Vesicle Induced Receptor Sequestration: Mechanisms behind Extracellular Vesicle‐Based Protein Signaling

Extracellular vesicles (EVs) are fundamental for proper physiological functioning of multicellular organisms. By shuttling nucleic acids and proteins between cells, EVs regulate a plethora of cellular processes, especially those involved in immune signalling. However, the mechanistic understanding concerning the biophysical principles underlying EV‐based communication is still incomplete. Towards holistic understanding, particular mechanisms explaining why and when cells apply EV‐based communication and how protein‐based signalling is promoted by EV surfaces are sought. Here, the authors study vesicle‐induced receptor sequestration (VIRS) as a universal mechanism augmenting the signalling potency of proteins presented on EV‐membranes. By bottom‐up reconstitution of synthetic EVs, the authors show that immobilization of the receptor ligands FasL and RANK on EV‐like vesicles, increases their signalling potential by more than 100‐fold compared to their soluble forms.

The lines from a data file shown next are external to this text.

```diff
+      for (int j = 0; j < MI; ++j) xp[j][0] = xp[j][1] = pp_u32x4{0u, 0u, 0u, 0u};
+      unsigned xs = GATHER ? (unsigned)(kt_begin / 9) * 128u : (unsigned)kt_begin * 128u;
+      auto pos = [&](auto pc, int live2) {
+        constexpr int P = decltype(pc)::value;
+        if constexpr (GATHER) {
+          const int u = tap0 + (P + 2);
+          const int cy = u >= 18 ? 2 : (u >= 9 ? 1 : 0);
+          const int t2 = u - 9 * cy, ky = (t2 * 11) >> 5, kx = t2 - 3 * ky;
+          const unsigned xs2 = xs + (unsigned)cy * 128u;
+          step(gc, integral_constant<int, P % 3>{}, xp, xs2, (unsigned)t2 * cin2 + xs2, t2, (unsigned)ky * rowp + (unsigned)kx * ldcb,
+               live2);
+        } else {
+          const unsigned k2 = xs + (P + 2) * 128u;
+          step(gc, integral_constant<int, P % 3>{}, xp, k2, k2, 0, 0u, live2);
+        }
+      };
+      int n = KT;
+      for (; n > B; n -= B, xs += (GATHER ? 1u : (unsigned)B) * 128u)
+        pp_static_for<0, B>([&](auto pc) { pos(pc, decltype(pc)::value < B - 1 ? 1 : (n > B + 1 ? 1 : 0)); });
+      if (n > 0) {
+        do {
+          pos(integral_constant<int, 0>{}, n > 2); if (n <= 1) break;
+          pos(integral_constant<int, 1>{}, n > 3); if (n <= 2) break;
+          pos(integral_constant<int, 2>{}, n > 4); if (n <= 3) break;
+          pos(integral_constant<int, 3>{}, n > 5); if (n <= 4) break;
+          pos(integral_constant<int, 4>{}, n > 6); if (n <= 5) break;
+          pos(integral_constant<int, 5>{}, n > 7); if (n <= 6) break;
+          if constexpr (GATHER) {
+            pos(integral_constant<int, 6>{}, n > 8); if (n <= 7) break;
+            pos(integral_constant<int, 7>{}, 0); if (n <= 8) break;
+            pos(integral_constant<int, 8>{}, 0);
+          }
+        } while (0);
+      }
+      pp_wait_vm<0>();
+#pragma unroll
+      for (int j = 0; j < MI; ++j) mfma2(acc[NI - 1][j], w8[NI - 1], xp[j]);
+    };
+    if (g == 0) walk(integral_constant<int, 0>{}); else walk(integral_constant<int, 1>{});
+    __builtin_amdgcn_s_barrier();
+  } else if constexpr (MG) {
     stage(0);
     stage(SLOT);
     auto tile = [&](auto& xc, auto& xp) {
@@ -2583,14 +2730,29 @@
   return use_dma ? launch_cfg2<T, BM, BN, true>(p, batch, stream) : launch_cfg2<T, BM, BN, false>(p, batch, stream);
 }
 
-template <int BN, int LNMODE, bool GATHER, bool FP8, int SCHED>
+template <int BN, int LNMODE, bool GATHER, bool FP8, int SCHED, bool CTW = false, int LABL = 0>
 static int launch_pp_one(const ConvGemmParams& p, dim3 grid, hipStream_t stream) {
   using C = PpCfg<BN>;
   static unsigned long long attr_done = 0;
-  if (int rc = af_ensure_dynamic_lds(attr_done, reinterpret_cast<const void*>(&conv_gemm_pp_kernel<BN, GATHER, LNMODE, FP8, SCHED>), C::LDS_BYTES)) return rc;
-  hipLaunchKernelGGL((conv_gemm_pp_kernel<BN, GATHER, LNMODE, FP8, SCHED>), grid, dim3(512), C::LDS_BYTES, stream, p);
+  if (int rc = af_ensure_dynamic_lds(attr_done, reinterpret_cast<const void*>(&conv_gemm_pp_kernel<BN, GATHER, LNMODE, FP8, SCHED, CTW, LABL>), C::LDS_BYTES)) return rc;
+  hipLaunchKernelGGL((conv_gemm_pp_kernel<BN, GATHER, LNMODE, FP8, SCHED, CTW, LABL>), grid, dim3(512), C::LDS_BYTES, stream, p);
   HIP_CHECK_RET(hipGetLastError());
   return 0;
+}
+template <int BN, bool GATHER> static int launch_pp_ctw(const ConvGemmParams& p, dim3 grid, hipStream_t stream) {
+#ifdef AF_LAB_ABLATE
+  switch ((p.fast_taps >> 4) & 7) {
+    case 1: return launch_pp_one<BN, 0, GATHER, false, 2, true, 1>(p, grid, stream);
+    case 2: return launch_pp_one<BN, 0, GATHER, false, 2, true, 2>(p, grid, stream);
+    case 3: return launch_pp_one<BN, 0, GATHER, false, 2, true, 3>(p, grid, stream);
+    case 4: return launch_pp_one<BN, 0, GATHER, false, 2, true, 4>(p, grid, stream);
+    case 5: return launch_pp_one<BN, 0, GATHER, false, 2, true, 5>(p, grid, stream);
+    case 6: return launch_pp_one<BN, 0, GATHER, false, 2, true, 6>(p, grid, stream);
+    case 7: return launch_pp_one<BN, 0, GATHER, false, 2, true, 7>(p, grid, stream);
+    default: break;
+  }
+#endif
+  return launch_pp_one<BN, 0, GATHER, false, 2, true, 0>(p, grid, stream);
 }
 template <int BN, int LNMODE, bool GATHER> static int launch_pp_sched(const ConvGemmParams& p, dim3 grid, hipStream_t stream) {
   int sched = g_af_knobs.pp_sched;
@@ -2599,7 +2761,12 @@
   switch (sched) {
     case 0: return launch_pp_one<BN, LNMODE, GATHER, false, 0>(p, grid, stream);
     case 1: return launch_pp_one<BN, LNMODE, GATHER, false, 1>(p, grid, stream);
-    default: return launch_pp_one<BN, LNMODE, GATHER, false, 2>(p, grid, stream);
+    default:
+      if constexpr (LNMODE == 0 && GATHER) {
+        if (p.pp_stagger && p.splitk <= 1 && p.ks == 3 && p.k_tap_inner && !p.phase4 && p.K == 9 * p.Cin && p.Cin % 64 == 0)
+          return launch_pp_ctw<BN, GATHER>(p, grid, stream);
+      }
+      return launch_pp_one<BN, LNMODE, GATHER, false, 2>(p, grid, stream);
   }
 }
 template <int BN> static int launch_pp(const ConvGemmParams& p, hipStream_t stream) {
```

Moreover, the authors perform diffusion simulations within immunological synapses to compare receptor activation between soluble and EV‐presented proteins. By this the authors propose vesicle‐triggered local clustering of membrane receptors as the principle structural mechanism underlying EV‐based protein presentation. The authors conclude that EVs act as extracellular templates promoting the local aggregation of membrane receptors at the EV contact site, thereby fostering inter‐protein interactions. The results uncover a potentially universal mechanism explaining the unique structural profit of EV‐based intercellular signalling.